Instructions to follow - Write out the entries below exactly. End with the line that contains "Measured on AMD".

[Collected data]
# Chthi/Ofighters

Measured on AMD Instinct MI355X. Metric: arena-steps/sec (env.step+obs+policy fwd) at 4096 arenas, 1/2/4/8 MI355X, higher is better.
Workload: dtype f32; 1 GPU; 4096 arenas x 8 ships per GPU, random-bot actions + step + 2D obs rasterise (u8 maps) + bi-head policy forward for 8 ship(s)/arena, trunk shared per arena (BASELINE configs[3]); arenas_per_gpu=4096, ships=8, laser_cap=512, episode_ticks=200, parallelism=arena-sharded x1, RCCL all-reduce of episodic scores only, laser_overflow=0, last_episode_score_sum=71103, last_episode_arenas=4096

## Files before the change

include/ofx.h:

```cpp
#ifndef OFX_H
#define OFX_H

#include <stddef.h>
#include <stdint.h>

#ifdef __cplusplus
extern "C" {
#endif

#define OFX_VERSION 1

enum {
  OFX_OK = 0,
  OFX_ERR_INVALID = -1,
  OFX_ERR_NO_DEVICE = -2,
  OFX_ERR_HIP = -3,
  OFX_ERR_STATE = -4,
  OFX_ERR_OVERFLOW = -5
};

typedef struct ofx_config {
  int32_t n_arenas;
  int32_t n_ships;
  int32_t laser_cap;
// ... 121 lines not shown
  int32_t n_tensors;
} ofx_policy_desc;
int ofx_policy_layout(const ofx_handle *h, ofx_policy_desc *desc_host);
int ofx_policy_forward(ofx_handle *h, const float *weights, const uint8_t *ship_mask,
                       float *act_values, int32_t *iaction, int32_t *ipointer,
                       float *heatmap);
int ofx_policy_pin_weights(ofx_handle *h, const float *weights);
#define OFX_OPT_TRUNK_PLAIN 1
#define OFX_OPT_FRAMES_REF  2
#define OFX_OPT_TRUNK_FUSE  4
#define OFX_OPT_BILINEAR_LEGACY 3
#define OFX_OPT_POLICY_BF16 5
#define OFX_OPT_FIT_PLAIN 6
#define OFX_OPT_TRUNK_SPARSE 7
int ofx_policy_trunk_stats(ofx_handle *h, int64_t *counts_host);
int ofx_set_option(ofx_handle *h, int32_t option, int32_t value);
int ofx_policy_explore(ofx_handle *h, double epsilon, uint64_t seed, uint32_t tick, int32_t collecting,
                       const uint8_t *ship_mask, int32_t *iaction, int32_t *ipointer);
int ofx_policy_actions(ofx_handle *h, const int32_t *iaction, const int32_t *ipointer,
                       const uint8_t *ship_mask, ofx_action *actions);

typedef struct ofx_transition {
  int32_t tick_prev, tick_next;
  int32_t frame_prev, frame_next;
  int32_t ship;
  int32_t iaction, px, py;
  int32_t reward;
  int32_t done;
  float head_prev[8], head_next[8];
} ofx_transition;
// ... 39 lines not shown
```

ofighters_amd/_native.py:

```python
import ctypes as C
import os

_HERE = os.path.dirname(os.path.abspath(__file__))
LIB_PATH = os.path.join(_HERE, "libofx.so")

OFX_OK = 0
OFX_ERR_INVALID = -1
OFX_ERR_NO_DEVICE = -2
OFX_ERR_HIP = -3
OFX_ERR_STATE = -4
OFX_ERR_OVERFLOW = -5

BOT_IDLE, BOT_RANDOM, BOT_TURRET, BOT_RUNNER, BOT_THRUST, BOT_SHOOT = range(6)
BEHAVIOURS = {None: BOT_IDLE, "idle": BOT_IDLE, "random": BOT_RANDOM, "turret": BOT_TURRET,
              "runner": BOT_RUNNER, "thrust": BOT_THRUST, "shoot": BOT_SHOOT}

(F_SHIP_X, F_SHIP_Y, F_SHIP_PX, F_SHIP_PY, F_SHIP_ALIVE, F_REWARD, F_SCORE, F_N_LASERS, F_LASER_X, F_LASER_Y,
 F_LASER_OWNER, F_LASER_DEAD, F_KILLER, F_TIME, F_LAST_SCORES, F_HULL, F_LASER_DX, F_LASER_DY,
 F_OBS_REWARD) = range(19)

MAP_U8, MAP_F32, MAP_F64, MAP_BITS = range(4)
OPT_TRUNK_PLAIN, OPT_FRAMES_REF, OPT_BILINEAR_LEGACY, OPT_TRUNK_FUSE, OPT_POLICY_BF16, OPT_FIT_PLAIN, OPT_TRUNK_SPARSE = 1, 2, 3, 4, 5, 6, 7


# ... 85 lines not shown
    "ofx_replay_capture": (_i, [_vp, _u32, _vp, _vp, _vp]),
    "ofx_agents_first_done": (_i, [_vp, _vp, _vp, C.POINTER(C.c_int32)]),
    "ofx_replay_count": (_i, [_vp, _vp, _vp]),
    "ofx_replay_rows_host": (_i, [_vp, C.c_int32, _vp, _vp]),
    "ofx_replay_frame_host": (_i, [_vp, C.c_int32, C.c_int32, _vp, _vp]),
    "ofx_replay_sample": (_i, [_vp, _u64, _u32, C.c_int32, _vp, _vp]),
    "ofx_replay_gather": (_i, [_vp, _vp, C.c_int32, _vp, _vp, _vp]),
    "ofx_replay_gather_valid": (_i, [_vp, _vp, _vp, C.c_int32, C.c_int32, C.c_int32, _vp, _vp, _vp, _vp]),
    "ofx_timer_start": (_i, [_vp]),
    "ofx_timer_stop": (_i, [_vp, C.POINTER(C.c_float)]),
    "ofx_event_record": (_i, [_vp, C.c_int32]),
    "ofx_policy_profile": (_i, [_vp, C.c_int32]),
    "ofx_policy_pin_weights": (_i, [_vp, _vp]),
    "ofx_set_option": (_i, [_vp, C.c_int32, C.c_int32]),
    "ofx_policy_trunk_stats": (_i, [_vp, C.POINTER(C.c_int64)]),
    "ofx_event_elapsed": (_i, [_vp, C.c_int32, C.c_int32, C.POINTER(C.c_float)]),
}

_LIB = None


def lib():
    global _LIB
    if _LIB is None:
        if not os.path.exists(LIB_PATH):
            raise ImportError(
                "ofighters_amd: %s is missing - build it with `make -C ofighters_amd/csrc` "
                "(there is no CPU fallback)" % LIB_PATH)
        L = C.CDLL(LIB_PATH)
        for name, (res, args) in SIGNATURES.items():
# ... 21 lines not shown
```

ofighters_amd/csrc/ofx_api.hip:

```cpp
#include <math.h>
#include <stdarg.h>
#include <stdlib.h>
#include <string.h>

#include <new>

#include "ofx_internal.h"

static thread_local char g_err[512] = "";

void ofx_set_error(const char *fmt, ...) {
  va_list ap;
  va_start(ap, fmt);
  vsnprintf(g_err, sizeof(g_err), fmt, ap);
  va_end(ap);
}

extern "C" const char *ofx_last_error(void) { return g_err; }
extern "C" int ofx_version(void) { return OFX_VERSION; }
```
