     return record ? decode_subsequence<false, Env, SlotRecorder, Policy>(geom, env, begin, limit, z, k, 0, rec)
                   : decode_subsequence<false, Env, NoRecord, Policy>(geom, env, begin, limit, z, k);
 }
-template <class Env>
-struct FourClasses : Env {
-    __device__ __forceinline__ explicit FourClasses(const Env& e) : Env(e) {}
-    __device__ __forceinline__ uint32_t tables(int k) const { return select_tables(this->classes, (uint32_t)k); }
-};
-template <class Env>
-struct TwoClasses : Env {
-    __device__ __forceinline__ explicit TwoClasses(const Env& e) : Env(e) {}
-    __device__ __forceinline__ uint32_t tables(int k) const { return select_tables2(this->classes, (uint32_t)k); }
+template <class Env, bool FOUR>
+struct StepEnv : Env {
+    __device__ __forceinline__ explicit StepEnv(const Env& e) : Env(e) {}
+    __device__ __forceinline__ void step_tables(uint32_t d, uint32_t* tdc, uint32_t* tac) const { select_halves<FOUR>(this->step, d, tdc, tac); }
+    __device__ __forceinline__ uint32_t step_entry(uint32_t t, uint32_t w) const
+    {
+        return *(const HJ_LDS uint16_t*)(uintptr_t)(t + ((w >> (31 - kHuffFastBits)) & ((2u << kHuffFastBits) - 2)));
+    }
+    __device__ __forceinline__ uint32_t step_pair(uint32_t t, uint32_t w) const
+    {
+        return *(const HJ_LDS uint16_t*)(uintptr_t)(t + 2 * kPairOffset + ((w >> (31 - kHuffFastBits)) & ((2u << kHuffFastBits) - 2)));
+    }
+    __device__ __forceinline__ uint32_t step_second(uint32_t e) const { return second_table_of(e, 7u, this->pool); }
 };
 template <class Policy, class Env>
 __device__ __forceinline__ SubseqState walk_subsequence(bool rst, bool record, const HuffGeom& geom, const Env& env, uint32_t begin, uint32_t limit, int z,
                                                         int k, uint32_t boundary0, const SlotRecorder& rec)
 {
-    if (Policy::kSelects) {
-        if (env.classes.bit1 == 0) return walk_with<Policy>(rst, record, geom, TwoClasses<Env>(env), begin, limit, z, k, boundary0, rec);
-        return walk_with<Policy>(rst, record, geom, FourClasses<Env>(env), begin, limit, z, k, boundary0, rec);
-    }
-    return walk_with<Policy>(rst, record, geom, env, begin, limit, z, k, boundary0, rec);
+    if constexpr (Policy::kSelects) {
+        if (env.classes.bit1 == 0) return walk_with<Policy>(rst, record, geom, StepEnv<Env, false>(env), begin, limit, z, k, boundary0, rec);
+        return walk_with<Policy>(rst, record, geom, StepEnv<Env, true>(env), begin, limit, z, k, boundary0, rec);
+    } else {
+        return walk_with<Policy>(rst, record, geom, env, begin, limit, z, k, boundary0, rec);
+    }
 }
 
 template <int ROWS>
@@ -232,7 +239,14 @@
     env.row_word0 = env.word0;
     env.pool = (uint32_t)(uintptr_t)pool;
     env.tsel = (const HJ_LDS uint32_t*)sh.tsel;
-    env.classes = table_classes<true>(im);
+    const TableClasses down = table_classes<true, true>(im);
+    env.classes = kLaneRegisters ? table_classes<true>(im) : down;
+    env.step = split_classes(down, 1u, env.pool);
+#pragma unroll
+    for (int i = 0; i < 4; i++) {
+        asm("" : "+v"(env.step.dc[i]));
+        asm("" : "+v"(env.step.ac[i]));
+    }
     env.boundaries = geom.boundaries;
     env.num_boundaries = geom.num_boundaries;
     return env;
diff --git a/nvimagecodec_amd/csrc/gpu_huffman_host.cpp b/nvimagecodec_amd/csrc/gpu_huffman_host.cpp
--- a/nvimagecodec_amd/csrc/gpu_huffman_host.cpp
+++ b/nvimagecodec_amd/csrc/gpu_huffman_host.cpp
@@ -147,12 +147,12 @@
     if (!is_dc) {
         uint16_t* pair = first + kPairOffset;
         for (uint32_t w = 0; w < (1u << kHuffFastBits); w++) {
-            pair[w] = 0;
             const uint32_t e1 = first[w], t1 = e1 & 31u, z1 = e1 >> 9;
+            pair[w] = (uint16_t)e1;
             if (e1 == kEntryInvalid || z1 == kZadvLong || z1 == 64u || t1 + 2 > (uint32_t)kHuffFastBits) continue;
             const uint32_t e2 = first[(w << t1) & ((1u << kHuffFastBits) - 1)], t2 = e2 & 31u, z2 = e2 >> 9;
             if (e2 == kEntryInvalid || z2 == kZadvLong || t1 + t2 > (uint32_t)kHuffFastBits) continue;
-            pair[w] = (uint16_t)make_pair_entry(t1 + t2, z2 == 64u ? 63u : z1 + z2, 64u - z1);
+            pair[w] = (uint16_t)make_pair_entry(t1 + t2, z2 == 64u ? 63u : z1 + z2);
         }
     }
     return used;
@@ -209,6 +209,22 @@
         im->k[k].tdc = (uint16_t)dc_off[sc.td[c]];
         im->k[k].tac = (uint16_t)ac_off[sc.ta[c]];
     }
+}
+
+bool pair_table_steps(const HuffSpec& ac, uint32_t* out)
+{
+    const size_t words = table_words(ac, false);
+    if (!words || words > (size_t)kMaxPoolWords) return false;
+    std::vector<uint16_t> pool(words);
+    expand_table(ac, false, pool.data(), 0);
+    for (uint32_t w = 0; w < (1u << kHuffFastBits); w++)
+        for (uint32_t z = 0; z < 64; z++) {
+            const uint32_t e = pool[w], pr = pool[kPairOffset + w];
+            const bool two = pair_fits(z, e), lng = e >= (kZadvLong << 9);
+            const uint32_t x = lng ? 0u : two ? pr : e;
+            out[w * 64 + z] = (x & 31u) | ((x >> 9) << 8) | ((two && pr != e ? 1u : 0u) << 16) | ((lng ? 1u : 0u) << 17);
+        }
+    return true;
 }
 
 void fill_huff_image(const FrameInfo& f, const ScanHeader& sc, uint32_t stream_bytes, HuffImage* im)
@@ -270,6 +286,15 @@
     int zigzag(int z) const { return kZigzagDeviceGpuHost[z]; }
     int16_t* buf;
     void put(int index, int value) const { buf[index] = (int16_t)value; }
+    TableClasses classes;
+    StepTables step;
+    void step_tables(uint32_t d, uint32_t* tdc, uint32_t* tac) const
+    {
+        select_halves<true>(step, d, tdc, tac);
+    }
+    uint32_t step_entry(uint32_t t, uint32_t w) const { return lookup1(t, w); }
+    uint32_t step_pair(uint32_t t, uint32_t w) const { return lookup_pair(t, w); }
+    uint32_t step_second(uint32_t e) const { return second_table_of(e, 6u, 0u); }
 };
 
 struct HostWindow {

Exercise result -
# Chthi/Ofighters

Measured on AMD Instinct MI355X. Metric: arena-steps/sec (env.step+obs+policy fwd) at 4096 arenas, 1/2/4/8 MI355X, higher is better.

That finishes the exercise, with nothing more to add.